Let $\mu$ be a probability measure on $(\mathbb{R},\mathcal{B}({\mathbb{R}}))$ and define
$F_\mu \colon x\mapsto \mu((-\infty,x])$.
Additionally, let the measure $\mu_F$ on $(\mathbb{R},\mathcal{B}({\mathbb{R}}))$ defined by
$\mu_F((a,b]) = F(b)-F(a)\quad \ a,b\in\mathbb{R},\text{ with } a<b$
where $F$ is a probability distribution, be called Stieltjes measure.
Now in my book it is stated that $\mu\mapsto F_\mu$ is a bijection. The implication that every probability distribution function can yield a probability measure is done via the measure extension theorem.

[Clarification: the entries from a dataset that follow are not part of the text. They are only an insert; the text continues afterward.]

struct S3Pass {
  int cw[2];
  float s[2], ep[2];
  int nok[2];
  int j, ws;
};

constexpr int kCtabUnity = 10;
struct S3Frags {
  half8v xh[3], xl[3];
};
template <class LDS>
__device__ __forceinline__ S3Frags bank_load(const LDS& L, const int offs, const int l, const int ch = 0) {
  const int bb = l & 15, g = l >> 4;
  const int i0 = offs + 8 * bb + 8 * g;
  S3Frags X;
#pragma unroll
  for (int ks = 0; ks < 3; ++ks) {
    const int ix = (i0 + 32 * ks) & (kRingH - 1);
    X.xh[ks] = *reinterpret_cast<const half8v*>(&L.img[2 * ch][ix]);
    X.xl[ks] = *reinterpret_cast<const half8v*>(&L.img[2 * ch + 1][ix]);
  }
  return X;
}
template <bool MOMENTS, bool SIX = true, class LDS>
__device__ __forceinline__ void bank_math(LDS& L, const half8v (&fr)[kBank2Frags], const half8v (&fmr)[kBank3Frags],
                                          const S3Frags& X, const int l) {
  const int bb = l & 15, g = l >> 4;
  const half8v (&xh)[3] = X.xh, (&xl)[3] = X.xl;
  auto frag = [&](int f) { return f < kCtabUnity ? fr[f] : fmr[f - kCtabUnity]; };
  const float4v z = {0.0f, 0.0f, 0.0f, 0.0f};
  float4v e0 = z, lo = z, e1 = z, e2 = z;
#pragma unroll
  for (int ks = 0; ks < 3; ++ks) {
    const half8v f0 = frag(ks);
    e0 = __builtin_amdgcn_mfma_f32_16x16x32_f16(f0, xh[ks], e0, 0, 0, 0);
    lo = __builtin_amdgcn_mfma_f32_16x16x32_f16(frag(5 + ks), xh[ks], lo, 0, 0, 0);
    lo = __builtin_amdgcn_mfma_f32_16x16x32_f16(f0, xl[ks], lo, 0, 0, 0);
    if (ks < 2) {
      const half8v f1 = frag(3 + ks);
      e1 = __builtin_amdgcn_mfma_f32_16x16x32_f16(f1, xh[ks], e1, 0, 0, 0);
      e2 = __builtin_amdgcn_mfma_f32_16x16x32_f16(frag(8 + ks), xh[ks], e2, 0, 0, 0);
    }
  }
  float lo_inv = kBank2LoInv;
  asm volatile("" : "+v"(lo_inv));
  const float4v v0 = e0 + lo * lo_inv, v1 = e1;
  float4v a01 = z, l01 = z, a23 = z, a45 = z, a6 = z;
  if (MOMENTS) {
#pragma unroll
    for (int ks = 0; ks < 3; ++ks) {
      const half8v f01 = frag(kCtabUnity + ks);
      a01 = __builtin_amdgcn_mfma_f32_16x16x32_f16(f01, xh[ks], a01, 0, 0, 0);
      l01 = __builtin_amdgcn_mfma_f32_16x16x32_f16(frag(kCtabUnity + 3 + ks), xh[ks], l01, 0, 0, 0);
      l01 = __builtin_amdgcn_mfma_f32_16x16x32_f16(f01, xl[ks], l01, 0, 0, 0);
      a23 = __builtin_amdgcn_mfma_f32_16x16x32_f16(frag(kCtabUnity + 6 + ks), xh[ks], a23, 0, 0, 0);
      a45 = __builtin_amdgcn_mfma_f32_16x16x32_f16(frag(kCtabUnity + 9 + ks), xh[ks], a45, 0, 0, 0);
      if constexpr (SIX) a6 = __builtin_amdgcn_mfma_f32_16x16x32_f16(frag(kCtabUnity + 12 + ks), xh[ks], a6, 0, 0, 0);
    }
  }
  const float4v m01 = a01 + l01 * lo_inv;
#pragma unroll
  for (int p = 0; p < 2; ++p) {
    const int sl = (8 * bb + 2 * g + p) ^ (bb & 7);
    const float4v row = {v0[2 * p], v0[2 * p + 1], v1[2 * p], v1[2 * p + 1]};
    L.qa[sl] = row;
    const float e2d2 = __uint_as_float(pack_h2(e2[2 * p] * 0.015625f, e2[2 * p + 1] * 0.015625f));
    if constexpr (MOMENTS) {
      const float4v r0 = {m01[2 * p], m01[2 * p + 1], a23[2 * p], e2d2};
      L.qm0[sl] = r0;
      const float4v r1 = {a23[2 * p + 1], a45[2 * p], a45[2 * p + 1], a6[2 * p]};
      L.qm1[sl] = r1;
    } else {
      L.e2d2(sl) = e2d2;
    }
  }
}
template <bool MOMENTS, bool SIX = true, class LDS>
__device__ __forceinline__ void bank_image3m(LDS& L, const half8v (&fr)[kBank2Frags], const half8v (&fmr)[kBank3Frags],
                                             const int offs, const int l, const int ch = 0) {
  bank_math<MOMENTS, SIX>(L, fr, fmr, bank_load(L, offs, l, ch), l);
}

Why exactly is the measure extension theorem needed? What is the difficulty with extending the measure from $\mathcal{A}=\{(a,b]\colon a,b\in \mathbb{R}\}$? I could certainly define it on the ring of unions on $\mathcal{A}$ by just
$\mu(A)=\sum_{i=1}^n (a_i,b_i]$
where $A=\bigcup_{i=1}^n(a_i,b_i]$ for disjoint intervals $(a_i,b_i]$. This is easily seen to be a premeasure. So why wouldn't this work on a $\mathcal{B}(\mathbb{R})$ just fine?

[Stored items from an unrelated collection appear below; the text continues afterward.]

__device__ __forceinline__ void row_roles(int b, int n_img, int& half, int& role, int& img) {
  half = b / (2 * n_img);
// ... 657 lines not shown
        for (int qb = 0; qb < QB; ++qb) {
          v8 pf[4];
#pragma unroll
          for (int ks = 0; ks < 4; ++ks)
#pragma unroll
            for (int e = 0; e < 8; ++e) pf[ks][e] = (T)__builtin_amdgcn_exp2f(s[qb][ks >> 1][(ks & 1) * 8 + e]);
#pragma unroll
          for (int ks = 0; ks < 4; ++ks)
#pragma unroll
            for (int dt = 0; dt < DT; ++dt) o[qb][dt] = Frag32<T>::mfma(vf[ks][dt], pf[ks], o[qb][dt]);
        }
        if (j + 1 < ntiles) store_p(0, cur ^ 1);
        __syncthreads();
      }
    }

    const int q_base = qblk * QI + wid * (32 * QB);
#pragma unroll
    for (int qb = 0; qb < QB; ++qb) {
      const float l = __shfl(o[qb][GEO::LT][GEO::LI], r + 32 * GEO::LH, 64);
      const float inv = 1.f / l;
      const int query = q_base + qb * 32 + r;
      T* op = out + ((int64_t)b * N + query) * C + hd * D + 4 * h;
#pragma unroll
      for (int g4 = 0; g4 < D / 8; ++g4) {
        const int dt = g4 >> 2, i0 = (g4 & 3) * 4;
        T v[4] = {(T)(o[qb][dt][i0] * inv), (T)(o[qb][dt][i0 + 1] * inv), (T)(o[qb][dt][i0 + 2] * inv), (T)(o[qb][dt][i0 + 3] * inv)};
        *reinterpret_cast<u32x2*>(op + 8 * g4) = *reinterpret_cast<u32x2*>(v);
      }
    }
  }
}

template <typename T, int D, int QT, bool EDIT>
__global__ void __launch_bounds__(256) cross_attn_kernel(const T* __restrict__ q, const T* __restrict__ kv, T* __restrict__ out,
                                                         CrossParams p, int row0) {
  typedef typename Frag<T>::v8 v8;
  typedef typename Frag<T>::v4 v4;
  constexpr int DP = (D + 31) / 32 * 32;
  constexpr int KS = DP / 32;
  constexpr int DT = (D + 15) / 16;
  constexpr int NCH = D / 8;
  constexpr int KC = 96;
  constexpr int KT = 5;
  constexpr int KSTR = DP + 8;
  constexpr int VSTR = KC + 8;
  constexpr int PSTR = 81;

  extern __shared__ __attribute__((aligned(16))) char smem[];
  T* sK = reinterpret_cast<T*>(smem);
  T* sKs = sK + KC * KSTR;
  T* sVt = EDIT ? sKs + KC * KSTR : sKs;
  float* sP = reinterpret_cast<float*>(sVt + DT * 16 * VSTR);
  float* sTab = sP + 4 * QT * 16 * PSTR;

  const int tid = threadIdx.x, lane = tid & 63, wid = tid >> 6;
  const int fr = lane & 15, q4 = lane >> 4;
  int bx = blockIdx.x, gxn = gridDim.x, h = blockIdx.y, bz = blockIdx.z;
  if (p.xcd_gx > 0) {
    const int lin = blockIdx.x, xcd = lin & 7, t = lin >> 3;
    h = t % p.heads;
    const int c = (t / p.heads) * 8 + xcd;
    gxn = p.xcd_gx;
    bx = c % gxn;
    bz = c / gxn;
  }
  const int b = row0 + bz;
  const int N = p.N, C = p.heads * D, C2 = 2 * C;

  int img = 0, role = -1, is_cond = 0;
  if (p.layout == 2) {
    int half;
    row_roles(b + p.first_row, p.n_img, half, role, img);
    is_cond = half;
  } else if (p.layout == 1) {
    img = b % p.n_img;
    is_cond = (p.rows == p.n_img) ? 1 : (b / p.n_img);
    role = 0;
  } else if (p.layout == 3) {
    const int g = b / p.n_img;
    img = b % p.n_img;
    is_cond = g >= 1;
    role = g == 1 ? 1 : 0;
  }
  const bool do_edit = EDIT && p.edit && p.layout == 2 && is_cond && role == 1;
  const bool do_store = p.map_layer >= 0 && is_cond;
  const int bs = b - p.n_img;

  for (int idx = tid; idx < KC * (KSTR / 8); idx += 256) {
    const int key = idx / (KSTR / 8), ch = idx % (KSTR / 8);
    u32x4 a = {0u, 0u, 0u, 0u}, s = {0u, 0u, 0u, 0u};
    if (key < p.n_ctx && ch < NCH) {
      a = *reinterpret_cast<const u32x4*>(kv + ((int64_t)b * p.n_ctx + key) * C2 + h * D + ch * 8);
      if (do_edit) s = *reinterpret_cast<const u32x4*>(kv + ((int64_t)bs * p.n_ctx + key) * C2 + h * D + ch * 8);
    }
    *reinterpret_cast<u32x4*>(sK + key * KSTR + ch * 8) = a;
    if (EDIT) *reinterpret_cast<u32x4*>(sKs + key * KSTR + ch * 8) = s;
  }
  for (int idx = tid; idx < KC * NCH; idx += 256) {
    const int key = idx % KC, ch = idx / KC;
    u32x4 c = {0u, 0u, 0u, 0u};
    if (key < p.n_ctx) c = *reinterpret_cast<const u32x4*>(kv + ((int64_t)b * p.n_ctx + key) * C2 + C + h * D + ch * 8);
    const T* e = reinterpret_cast<const T*>(&c);
#pragma unroll
    for (int j = 0; j < 8; ++j) sVt[(ch * 8 + j) * VSTR + key] = e[j];
  }
  if (EDIT && do_edit && tid < p.n_ctx) {
    int mp = p.mapper ? p.mapper[img * 77 + tid] : 0;
    if (mp < 0) mp += p.n_ctx;
    sTab[0 * 80 + tid] = __builtin_bit_cast(float, mp);
    sTab[1 * 80 + tid] = p.alphas ? p.alphas[img * 77 + tid] : 0.f;
    sTab[2 * 80 + tid] = p.equalizer ? p.equalizer[img * 77 + tid] : 1.f;
    sTab[3 * 80 + tid] = p.cross_alpha[img * 77 + tid];
  }
  __syncthreads();

  constexpr bool QPF = D <= 80;
  u32x4 qn[QPF ? QT : 1][QPF ? 2 : 1][QPF ? KS : 1];
  auto load_q = [&](int qb, int qt, int brow, u32x4 (&dst)[QPF ? KS : 1]) __attribute__((always_inline)) {
    int query = qb * (64 * QT) + wid * (16 * QT) + qt * 16 + fr;
    query = query < N ? query : N - 1;
    const T* qp = q + ((int64_t)brow * N + query) * C + h * D;
#pragma unroll
    for (int ks = 0; ks < KS; ++ks) {
      const int d0 = ks * 32 + q4 * 8;
      u32x4 v = {0u, 0u, 0u, 0u};
      if (d0 < D) v = *reinterpret_cast<const u32x4*>(qp + d0);
      dst[ks] = v;
    }
  };
  auto load_block = [&](int qb) __attribute__((always_inline)) {
    if constexpr (QPF) {
#pragma unroll
      for (int qt = 0; qt < QT; ++qt) {
        load_q(qb, qt, b, qn[qt][0]);
        if (do_edit) load_q(qb, qt, bs, qn[qt][1]);
      }
    }
  };
  if (bx * (64 * QT) < N) load_block(bx);
  for (int qb = bx; qb * (64 * QT) < N; qb += gxn) {
  u32x4 qc[QPF ? QT : 1][QPF ? 2 : 1][QPF ? KS : 1];
  if constexpr (QPF) {
#pragma unroll
    for (int qt = 0; qt < QT; ++qt)
#pragma unroll
      for (int e = 0; e < 2; ++e)
#pragma unroll
        for (int ks = 0; ks < KS; ++ks) qc[qt][e][ks] = qn[qt][e][ks];
    if ((qb + gxn) * (64 * QT) < N) load_block(qb + gxn);
// ... 230 lines not shown
    CrossParams pl = p;
    dim3 grid(gx, p.heads, rows);
    if (xcd_heads && (gx * rows) % 8 == 0) {
      pl.xcd_gx = gx;
      grid = dim3(gx * p.heads * rows);
    }
    if (edit)
      hipLaunchKernelGGL((cross_attn_kernel<T, D, QT, true>), grid, dim3(256), lds_edit, s, (const T*)q, (const T*)kv, (T*)out, pl, row0);
    else
      hipLaunchKernelGGL((cross_attn_kernel<T, D, QT, false>), grid, dim3(256), lds_plain, s, (const T*)q, (const T*)kv, (T*)out, pl, row0);
  };
  if (p.edit && p.layout == 2) {
    const int edit0 = 3 * p.n_img - p.first_row;
    launch(false, 0, edit0);
    launch(true, edit0, b - edit0);
  } else {
    launch(false, 0, b);
  }
  ETAINV_LAUNCH_CHECK();
  return 0;
}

And another question: My book states that we see from this bijection that every finite measure is a Stieltjes measure for some $F$ on the Borel algebra. How can I conclude this from the bijection theorem? I only know that for every probability measure I can construct a probability distribution function and for every probability distribution function a probability measure. But how do I know that every finite measure (or even just a probability measure) is of Stieljes form?